(DATA Opens)

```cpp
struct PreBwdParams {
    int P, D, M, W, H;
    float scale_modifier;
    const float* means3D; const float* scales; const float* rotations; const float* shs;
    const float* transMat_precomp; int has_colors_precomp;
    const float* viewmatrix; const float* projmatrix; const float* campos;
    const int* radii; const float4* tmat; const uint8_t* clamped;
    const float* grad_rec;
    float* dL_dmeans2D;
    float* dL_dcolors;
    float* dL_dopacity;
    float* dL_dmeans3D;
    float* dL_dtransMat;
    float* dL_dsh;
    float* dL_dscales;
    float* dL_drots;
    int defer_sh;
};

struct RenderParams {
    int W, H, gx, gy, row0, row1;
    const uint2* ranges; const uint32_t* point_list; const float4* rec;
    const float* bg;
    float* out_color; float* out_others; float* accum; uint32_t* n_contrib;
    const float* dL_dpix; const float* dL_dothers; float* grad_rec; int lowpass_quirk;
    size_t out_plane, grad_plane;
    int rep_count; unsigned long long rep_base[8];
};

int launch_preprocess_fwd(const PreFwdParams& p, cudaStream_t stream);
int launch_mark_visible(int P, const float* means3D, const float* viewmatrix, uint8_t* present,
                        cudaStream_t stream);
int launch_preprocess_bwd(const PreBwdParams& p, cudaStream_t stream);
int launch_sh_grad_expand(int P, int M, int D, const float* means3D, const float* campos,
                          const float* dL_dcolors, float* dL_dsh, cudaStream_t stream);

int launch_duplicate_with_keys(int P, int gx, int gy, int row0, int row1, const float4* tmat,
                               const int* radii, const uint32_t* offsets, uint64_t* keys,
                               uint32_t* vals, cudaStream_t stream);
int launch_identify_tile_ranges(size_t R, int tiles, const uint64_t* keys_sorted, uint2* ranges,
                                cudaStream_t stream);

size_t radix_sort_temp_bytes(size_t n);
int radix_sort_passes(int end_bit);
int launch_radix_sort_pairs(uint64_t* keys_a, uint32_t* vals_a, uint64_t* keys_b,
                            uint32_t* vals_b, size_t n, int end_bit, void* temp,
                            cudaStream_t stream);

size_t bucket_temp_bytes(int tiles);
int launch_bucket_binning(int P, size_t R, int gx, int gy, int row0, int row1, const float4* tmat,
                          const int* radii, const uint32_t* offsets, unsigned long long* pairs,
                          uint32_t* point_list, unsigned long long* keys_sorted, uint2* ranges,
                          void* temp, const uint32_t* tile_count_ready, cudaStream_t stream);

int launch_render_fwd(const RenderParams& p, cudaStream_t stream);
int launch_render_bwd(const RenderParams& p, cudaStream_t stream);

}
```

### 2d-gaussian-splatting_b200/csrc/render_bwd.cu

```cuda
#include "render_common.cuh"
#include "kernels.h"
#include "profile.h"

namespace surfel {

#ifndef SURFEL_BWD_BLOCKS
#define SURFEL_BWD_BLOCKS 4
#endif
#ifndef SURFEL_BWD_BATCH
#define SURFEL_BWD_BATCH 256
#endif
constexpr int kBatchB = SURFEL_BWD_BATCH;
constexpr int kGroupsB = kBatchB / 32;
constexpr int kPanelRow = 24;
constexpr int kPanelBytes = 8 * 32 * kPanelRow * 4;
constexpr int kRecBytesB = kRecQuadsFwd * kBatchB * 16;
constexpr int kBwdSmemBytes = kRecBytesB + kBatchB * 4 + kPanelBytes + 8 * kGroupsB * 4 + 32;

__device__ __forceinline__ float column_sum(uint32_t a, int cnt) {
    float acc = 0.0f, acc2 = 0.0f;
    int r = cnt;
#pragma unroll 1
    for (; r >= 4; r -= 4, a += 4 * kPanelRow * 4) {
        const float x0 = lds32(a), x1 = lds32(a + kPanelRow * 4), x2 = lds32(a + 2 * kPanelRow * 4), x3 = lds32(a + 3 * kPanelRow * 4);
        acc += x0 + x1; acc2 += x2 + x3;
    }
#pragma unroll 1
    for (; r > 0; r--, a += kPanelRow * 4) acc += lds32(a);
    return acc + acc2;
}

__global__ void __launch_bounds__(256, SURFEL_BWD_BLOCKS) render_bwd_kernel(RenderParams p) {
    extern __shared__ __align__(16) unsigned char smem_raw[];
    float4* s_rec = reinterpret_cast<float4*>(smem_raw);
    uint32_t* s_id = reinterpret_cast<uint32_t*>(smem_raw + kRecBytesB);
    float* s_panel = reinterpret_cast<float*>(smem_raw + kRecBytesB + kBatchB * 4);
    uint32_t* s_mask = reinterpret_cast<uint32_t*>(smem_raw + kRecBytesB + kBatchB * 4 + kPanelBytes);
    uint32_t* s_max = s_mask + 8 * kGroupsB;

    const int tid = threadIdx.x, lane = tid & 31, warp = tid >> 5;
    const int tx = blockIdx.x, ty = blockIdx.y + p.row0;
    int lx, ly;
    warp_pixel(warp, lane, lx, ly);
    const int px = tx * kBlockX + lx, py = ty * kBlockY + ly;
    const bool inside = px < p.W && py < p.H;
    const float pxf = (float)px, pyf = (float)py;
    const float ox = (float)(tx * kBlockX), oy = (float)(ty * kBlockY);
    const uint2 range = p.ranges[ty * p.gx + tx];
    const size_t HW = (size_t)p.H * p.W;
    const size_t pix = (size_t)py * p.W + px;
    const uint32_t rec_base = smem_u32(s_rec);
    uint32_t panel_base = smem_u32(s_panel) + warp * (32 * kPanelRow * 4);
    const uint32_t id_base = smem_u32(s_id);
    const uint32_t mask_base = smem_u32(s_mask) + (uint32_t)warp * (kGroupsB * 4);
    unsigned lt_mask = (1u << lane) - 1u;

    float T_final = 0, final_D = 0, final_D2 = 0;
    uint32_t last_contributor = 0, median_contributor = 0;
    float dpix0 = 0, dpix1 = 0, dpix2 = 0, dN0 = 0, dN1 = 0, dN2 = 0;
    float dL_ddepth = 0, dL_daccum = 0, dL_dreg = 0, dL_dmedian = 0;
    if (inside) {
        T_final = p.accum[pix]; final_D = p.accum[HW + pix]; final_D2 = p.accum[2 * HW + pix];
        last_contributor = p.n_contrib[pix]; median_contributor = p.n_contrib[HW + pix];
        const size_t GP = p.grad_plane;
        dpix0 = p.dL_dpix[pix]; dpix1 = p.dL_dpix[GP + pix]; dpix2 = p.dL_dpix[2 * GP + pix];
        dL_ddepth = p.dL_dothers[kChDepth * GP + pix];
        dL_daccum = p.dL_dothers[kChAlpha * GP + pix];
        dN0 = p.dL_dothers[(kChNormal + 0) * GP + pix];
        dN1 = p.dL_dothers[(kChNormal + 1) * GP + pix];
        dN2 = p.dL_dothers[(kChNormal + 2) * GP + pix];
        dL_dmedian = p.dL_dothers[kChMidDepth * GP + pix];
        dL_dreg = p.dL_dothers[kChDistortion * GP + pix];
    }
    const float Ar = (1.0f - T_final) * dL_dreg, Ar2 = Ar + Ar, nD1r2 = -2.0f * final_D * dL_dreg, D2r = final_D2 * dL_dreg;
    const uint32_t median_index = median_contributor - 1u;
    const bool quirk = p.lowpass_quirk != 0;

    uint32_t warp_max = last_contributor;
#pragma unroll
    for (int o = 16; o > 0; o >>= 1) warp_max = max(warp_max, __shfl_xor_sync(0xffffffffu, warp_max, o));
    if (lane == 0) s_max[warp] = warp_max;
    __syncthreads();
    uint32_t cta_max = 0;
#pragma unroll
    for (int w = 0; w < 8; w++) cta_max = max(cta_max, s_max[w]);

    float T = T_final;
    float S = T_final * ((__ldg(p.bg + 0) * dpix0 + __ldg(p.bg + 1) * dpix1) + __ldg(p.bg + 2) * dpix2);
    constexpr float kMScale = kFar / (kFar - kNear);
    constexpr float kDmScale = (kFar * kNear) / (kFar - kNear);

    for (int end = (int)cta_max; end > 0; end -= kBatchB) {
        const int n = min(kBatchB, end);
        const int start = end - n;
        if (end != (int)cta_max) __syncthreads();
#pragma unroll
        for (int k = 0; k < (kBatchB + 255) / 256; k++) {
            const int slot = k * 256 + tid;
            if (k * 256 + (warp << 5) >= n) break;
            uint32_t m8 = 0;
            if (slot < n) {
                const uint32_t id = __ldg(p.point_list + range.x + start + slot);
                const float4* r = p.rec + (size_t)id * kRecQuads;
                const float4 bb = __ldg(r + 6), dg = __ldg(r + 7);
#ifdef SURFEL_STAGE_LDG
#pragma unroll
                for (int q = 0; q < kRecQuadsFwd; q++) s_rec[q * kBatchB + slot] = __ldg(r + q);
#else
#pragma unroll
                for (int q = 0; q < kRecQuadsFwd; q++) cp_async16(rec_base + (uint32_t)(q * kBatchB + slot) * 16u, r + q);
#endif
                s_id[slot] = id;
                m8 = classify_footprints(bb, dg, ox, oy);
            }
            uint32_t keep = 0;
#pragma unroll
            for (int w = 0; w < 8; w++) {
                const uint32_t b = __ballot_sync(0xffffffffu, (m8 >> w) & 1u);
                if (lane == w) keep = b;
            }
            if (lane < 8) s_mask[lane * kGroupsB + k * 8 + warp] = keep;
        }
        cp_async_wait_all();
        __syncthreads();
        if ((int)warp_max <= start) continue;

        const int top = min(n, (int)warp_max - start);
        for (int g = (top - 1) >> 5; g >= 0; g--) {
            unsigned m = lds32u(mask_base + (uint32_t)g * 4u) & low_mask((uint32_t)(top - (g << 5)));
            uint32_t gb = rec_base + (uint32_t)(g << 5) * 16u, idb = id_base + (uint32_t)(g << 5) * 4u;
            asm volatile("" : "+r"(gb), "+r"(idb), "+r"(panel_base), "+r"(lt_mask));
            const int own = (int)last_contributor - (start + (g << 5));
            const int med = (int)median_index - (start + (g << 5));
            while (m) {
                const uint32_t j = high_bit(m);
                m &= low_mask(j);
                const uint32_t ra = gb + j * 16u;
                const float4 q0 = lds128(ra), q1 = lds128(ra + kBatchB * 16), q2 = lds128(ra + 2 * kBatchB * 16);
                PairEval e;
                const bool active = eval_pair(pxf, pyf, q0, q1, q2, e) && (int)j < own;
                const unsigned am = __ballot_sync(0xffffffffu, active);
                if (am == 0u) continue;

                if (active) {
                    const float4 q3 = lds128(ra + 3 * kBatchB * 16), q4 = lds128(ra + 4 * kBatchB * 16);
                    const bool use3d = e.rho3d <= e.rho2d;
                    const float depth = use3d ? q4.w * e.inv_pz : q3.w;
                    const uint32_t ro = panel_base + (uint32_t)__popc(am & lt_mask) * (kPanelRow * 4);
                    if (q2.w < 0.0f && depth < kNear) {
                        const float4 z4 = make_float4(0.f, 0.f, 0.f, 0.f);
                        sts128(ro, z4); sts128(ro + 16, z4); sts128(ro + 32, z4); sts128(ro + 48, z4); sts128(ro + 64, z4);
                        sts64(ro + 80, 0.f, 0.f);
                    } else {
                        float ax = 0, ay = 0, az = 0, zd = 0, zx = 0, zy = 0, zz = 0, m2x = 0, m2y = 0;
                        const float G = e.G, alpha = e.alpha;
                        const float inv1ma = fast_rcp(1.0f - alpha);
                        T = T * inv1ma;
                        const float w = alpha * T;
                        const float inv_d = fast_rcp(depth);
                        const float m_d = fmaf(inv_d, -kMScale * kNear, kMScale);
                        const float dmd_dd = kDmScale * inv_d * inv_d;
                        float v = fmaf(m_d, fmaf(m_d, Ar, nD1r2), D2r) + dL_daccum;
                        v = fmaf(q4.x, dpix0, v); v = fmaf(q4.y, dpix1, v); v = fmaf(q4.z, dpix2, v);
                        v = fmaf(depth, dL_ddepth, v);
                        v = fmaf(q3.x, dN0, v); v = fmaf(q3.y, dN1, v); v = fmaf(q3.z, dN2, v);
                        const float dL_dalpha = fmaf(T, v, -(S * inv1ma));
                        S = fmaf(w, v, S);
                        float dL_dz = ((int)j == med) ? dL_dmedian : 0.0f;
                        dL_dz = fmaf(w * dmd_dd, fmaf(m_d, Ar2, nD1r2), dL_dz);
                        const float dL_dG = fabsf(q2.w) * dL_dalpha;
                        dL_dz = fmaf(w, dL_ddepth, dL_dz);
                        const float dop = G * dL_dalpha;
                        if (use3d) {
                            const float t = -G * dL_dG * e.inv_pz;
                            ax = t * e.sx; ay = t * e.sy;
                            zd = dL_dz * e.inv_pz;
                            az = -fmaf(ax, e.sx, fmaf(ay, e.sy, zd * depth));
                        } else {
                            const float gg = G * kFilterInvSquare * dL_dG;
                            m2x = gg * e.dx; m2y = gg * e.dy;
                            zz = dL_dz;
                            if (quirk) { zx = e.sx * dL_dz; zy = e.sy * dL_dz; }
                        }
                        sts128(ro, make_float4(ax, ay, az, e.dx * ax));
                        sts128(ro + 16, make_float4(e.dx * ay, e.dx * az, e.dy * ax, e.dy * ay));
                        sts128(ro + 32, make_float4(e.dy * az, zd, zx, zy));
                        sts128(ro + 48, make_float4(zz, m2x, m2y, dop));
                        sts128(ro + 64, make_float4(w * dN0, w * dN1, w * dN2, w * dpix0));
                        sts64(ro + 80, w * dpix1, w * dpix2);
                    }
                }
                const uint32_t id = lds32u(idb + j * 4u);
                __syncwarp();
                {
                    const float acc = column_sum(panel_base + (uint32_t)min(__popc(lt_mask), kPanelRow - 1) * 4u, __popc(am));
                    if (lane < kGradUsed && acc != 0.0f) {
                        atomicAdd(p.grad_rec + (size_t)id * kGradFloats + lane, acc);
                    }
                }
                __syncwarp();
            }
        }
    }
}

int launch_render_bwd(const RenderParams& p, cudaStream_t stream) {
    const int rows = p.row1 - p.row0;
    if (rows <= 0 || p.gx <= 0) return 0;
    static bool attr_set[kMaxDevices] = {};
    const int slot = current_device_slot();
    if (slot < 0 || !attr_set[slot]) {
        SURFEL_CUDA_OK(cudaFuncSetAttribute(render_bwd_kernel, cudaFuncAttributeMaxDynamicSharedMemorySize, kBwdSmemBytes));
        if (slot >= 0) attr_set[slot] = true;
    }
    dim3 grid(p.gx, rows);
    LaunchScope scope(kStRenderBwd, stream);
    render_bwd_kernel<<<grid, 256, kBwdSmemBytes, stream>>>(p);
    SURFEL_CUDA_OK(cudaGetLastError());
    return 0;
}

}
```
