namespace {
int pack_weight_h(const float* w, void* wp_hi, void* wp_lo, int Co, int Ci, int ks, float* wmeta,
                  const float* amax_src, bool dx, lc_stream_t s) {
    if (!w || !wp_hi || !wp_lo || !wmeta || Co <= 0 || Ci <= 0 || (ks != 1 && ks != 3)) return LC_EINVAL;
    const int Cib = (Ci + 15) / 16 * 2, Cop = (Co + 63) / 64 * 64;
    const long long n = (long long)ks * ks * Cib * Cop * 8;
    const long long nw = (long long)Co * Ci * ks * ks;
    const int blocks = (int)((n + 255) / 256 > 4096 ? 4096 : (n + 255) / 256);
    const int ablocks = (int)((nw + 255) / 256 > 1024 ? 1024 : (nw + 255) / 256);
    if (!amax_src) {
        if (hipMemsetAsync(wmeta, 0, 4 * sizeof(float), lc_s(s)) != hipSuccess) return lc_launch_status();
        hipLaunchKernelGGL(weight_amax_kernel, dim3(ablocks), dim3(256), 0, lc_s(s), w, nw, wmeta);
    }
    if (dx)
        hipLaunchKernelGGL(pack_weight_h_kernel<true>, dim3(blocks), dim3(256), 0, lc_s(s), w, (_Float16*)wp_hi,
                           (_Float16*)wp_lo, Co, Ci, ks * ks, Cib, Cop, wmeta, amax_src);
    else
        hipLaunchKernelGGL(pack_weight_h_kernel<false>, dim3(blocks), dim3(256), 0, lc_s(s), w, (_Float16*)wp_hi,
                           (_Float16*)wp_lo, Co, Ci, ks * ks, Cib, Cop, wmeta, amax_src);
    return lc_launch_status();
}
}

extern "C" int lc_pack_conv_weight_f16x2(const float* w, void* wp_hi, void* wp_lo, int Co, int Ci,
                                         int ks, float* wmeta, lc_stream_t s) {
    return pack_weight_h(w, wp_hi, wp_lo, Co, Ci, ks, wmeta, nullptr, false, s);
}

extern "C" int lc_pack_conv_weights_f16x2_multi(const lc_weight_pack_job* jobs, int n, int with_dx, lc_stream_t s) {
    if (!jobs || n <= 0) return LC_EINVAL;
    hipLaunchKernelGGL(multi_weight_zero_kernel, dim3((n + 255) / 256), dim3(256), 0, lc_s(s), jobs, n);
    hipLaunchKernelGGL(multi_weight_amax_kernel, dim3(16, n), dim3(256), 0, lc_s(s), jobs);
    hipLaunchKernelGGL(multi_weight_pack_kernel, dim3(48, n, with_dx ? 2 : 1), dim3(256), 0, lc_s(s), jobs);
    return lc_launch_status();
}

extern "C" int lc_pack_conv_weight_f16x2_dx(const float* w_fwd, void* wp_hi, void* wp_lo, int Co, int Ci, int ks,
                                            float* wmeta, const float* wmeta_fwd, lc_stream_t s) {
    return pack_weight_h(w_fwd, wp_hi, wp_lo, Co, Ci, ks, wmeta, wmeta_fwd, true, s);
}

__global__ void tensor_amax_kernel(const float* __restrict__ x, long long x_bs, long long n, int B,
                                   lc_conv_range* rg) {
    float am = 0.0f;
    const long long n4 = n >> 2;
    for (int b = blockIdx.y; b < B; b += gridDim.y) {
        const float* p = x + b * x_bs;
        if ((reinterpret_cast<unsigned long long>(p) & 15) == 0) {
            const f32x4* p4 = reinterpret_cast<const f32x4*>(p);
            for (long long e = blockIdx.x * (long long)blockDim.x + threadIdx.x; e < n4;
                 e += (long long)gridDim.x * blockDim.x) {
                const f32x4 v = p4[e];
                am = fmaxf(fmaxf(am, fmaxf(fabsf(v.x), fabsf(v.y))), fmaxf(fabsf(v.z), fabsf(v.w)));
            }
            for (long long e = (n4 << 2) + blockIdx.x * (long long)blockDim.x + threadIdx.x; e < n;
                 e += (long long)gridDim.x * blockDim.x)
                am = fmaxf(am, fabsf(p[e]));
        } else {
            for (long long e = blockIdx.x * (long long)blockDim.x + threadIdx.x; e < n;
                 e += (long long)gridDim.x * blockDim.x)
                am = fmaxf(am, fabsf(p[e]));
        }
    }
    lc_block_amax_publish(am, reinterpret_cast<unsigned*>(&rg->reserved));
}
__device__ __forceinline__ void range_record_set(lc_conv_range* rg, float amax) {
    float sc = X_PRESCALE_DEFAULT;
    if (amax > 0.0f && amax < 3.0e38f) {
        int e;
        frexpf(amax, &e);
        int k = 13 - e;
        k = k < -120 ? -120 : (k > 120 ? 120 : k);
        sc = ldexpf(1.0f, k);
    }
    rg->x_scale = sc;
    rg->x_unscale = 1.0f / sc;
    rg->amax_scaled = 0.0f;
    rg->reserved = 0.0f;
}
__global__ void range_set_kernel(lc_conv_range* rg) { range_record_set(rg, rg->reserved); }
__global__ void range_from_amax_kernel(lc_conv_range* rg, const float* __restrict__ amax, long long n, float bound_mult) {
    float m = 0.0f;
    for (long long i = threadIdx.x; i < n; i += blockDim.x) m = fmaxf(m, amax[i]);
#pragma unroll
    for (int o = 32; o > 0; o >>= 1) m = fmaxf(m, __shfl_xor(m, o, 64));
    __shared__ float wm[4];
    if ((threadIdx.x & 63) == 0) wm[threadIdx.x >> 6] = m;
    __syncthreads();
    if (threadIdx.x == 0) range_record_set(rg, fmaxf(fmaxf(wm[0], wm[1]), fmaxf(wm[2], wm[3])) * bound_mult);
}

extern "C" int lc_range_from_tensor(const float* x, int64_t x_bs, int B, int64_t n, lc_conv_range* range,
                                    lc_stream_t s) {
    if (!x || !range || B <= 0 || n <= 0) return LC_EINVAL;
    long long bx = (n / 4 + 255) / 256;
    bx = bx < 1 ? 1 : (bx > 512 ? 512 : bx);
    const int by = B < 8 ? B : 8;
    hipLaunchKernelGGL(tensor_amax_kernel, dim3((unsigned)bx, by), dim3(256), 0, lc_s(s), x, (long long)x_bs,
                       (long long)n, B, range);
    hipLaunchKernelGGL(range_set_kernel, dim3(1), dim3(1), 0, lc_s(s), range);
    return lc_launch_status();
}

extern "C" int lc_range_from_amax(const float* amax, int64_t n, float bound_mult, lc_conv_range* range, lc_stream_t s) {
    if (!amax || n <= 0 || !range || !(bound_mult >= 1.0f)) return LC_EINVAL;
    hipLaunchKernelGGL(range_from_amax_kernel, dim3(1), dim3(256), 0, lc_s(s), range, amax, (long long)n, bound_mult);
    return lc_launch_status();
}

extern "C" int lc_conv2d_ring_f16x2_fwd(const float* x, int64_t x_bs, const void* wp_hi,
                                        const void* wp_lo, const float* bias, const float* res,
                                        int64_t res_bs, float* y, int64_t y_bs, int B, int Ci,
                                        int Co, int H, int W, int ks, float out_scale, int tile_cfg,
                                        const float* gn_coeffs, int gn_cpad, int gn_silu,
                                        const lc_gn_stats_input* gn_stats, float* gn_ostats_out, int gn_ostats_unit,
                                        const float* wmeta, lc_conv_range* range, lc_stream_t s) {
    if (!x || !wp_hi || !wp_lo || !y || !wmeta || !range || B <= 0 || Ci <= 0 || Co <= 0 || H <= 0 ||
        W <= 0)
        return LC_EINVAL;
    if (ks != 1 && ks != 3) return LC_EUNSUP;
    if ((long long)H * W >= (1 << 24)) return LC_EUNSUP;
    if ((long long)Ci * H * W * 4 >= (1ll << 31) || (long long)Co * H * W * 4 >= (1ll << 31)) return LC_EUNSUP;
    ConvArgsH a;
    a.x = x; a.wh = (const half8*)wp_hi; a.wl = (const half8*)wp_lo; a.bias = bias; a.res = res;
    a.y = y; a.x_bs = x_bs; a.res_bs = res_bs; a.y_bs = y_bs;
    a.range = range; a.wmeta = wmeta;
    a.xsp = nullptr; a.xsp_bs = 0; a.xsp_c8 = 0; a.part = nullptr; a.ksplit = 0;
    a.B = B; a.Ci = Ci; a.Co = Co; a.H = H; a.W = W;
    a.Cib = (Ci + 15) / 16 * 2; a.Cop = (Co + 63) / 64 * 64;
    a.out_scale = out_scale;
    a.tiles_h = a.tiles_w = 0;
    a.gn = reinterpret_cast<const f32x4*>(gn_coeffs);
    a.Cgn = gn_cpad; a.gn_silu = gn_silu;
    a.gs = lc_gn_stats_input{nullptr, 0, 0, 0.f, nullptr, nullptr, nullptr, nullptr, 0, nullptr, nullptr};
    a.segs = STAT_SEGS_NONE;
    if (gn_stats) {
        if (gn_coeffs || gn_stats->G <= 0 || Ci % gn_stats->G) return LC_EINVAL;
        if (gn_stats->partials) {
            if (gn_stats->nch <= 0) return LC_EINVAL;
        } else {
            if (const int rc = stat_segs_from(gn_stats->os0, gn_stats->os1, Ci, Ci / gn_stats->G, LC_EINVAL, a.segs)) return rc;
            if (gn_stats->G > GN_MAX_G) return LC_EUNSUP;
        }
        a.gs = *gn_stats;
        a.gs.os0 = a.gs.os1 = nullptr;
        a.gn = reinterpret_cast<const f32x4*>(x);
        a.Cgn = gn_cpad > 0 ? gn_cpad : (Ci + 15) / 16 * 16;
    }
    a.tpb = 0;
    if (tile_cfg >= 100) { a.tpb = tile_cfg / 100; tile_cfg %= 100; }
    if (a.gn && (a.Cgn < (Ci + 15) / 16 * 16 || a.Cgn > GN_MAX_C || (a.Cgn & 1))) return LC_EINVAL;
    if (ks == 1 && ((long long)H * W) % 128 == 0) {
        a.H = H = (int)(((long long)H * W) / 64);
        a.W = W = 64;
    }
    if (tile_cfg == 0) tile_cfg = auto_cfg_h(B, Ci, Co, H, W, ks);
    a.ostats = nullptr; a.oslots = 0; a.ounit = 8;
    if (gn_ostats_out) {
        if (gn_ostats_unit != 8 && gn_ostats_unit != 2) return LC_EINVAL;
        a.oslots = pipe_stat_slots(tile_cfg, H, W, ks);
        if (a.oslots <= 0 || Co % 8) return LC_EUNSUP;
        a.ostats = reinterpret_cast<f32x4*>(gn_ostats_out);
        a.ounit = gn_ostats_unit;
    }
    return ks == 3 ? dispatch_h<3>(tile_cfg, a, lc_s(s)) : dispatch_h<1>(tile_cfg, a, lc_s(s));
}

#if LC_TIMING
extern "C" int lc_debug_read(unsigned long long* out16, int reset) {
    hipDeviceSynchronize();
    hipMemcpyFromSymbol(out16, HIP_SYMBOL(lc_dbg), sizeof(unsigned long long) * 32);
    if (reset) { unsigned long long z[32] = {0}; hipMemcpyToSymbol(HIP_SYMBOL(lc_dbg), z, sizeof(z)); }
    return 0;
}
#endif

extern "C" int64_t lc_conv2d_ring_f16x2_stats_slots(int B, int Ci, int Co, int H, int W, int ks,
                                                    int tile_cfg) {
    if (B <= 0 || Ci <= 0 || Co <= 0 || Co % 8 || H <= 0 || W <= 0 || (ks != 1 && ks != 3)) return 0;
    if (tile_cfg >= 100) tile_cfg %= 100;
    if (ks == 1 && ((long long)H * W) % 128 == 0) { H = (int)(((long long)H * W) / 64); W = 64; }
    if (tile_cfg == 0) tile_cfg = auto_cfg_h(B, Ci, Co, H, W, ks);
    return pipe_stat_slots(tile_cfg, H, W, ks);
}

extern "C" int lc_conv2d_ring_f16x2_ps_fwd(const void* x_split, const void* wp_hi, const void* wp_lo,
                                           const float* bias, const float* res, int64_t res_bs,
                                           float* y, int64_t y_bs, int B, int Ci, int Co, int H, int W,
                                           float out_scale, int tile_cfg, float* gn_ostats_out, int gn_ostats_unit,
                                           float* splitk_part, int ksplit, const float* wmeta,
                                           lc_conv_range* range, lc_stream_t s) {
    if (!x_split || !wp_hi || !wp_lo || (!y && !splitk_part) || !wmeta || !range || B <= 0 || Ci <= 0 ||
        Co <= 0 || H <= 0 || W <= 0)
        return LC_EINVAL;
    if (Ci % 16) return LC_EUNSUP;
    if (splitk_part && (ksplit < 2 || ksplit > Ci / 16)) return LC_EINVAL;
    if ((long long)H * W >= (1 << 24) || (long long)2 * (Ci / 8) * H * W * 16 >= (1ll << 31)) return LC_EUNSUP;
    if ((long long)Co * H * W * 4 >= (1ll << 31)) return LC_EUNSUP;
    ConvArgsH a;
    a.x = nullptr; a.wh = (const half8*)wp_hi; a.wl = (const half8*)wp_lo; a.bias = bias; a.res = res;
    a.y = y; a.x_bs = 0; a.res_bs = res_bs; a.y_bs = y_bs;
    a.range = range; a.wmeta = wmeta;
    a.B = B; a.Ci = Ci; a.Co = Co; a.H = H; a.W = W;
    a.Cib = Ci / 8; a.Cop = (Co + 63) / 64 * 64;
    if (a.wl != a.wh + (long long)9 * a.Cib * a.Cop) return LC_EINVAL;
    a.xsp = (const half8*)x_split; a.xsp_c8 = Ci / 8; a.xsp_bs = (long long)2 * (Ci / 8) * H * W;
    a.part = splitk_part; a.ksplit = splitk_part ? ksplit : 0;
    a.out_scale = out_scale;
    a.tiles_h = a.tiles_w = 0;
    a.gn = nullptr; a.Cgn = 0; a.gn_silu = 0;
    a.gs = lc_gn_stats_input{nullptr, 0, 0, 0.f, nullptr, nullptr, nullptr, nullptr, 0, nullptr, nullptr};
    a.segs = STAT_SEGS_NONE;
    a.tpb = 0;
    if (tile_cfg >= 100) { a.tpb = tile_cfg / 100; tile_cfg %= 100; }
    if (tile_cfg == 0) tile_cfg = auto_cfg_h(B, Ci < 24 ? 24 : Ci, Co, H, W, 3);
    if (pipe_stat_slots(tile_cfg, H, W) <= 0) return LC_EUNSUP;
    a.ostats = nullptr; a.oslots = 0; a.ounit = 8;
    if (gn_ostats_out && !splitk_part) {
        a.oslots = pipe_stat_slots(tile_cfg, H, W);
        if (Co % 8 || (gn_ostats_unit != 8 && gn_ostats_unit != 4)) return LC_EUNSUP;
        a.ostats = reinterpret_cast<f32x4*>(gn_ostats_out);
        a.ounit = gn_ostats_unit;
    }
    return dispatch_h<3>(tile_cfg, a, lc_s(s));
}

(DATA Closes)

**EXERCISE AIM:** Above are the entries; count how many of their lines contain the word "define" and give only that number.

**ANSWER SECTION:** 2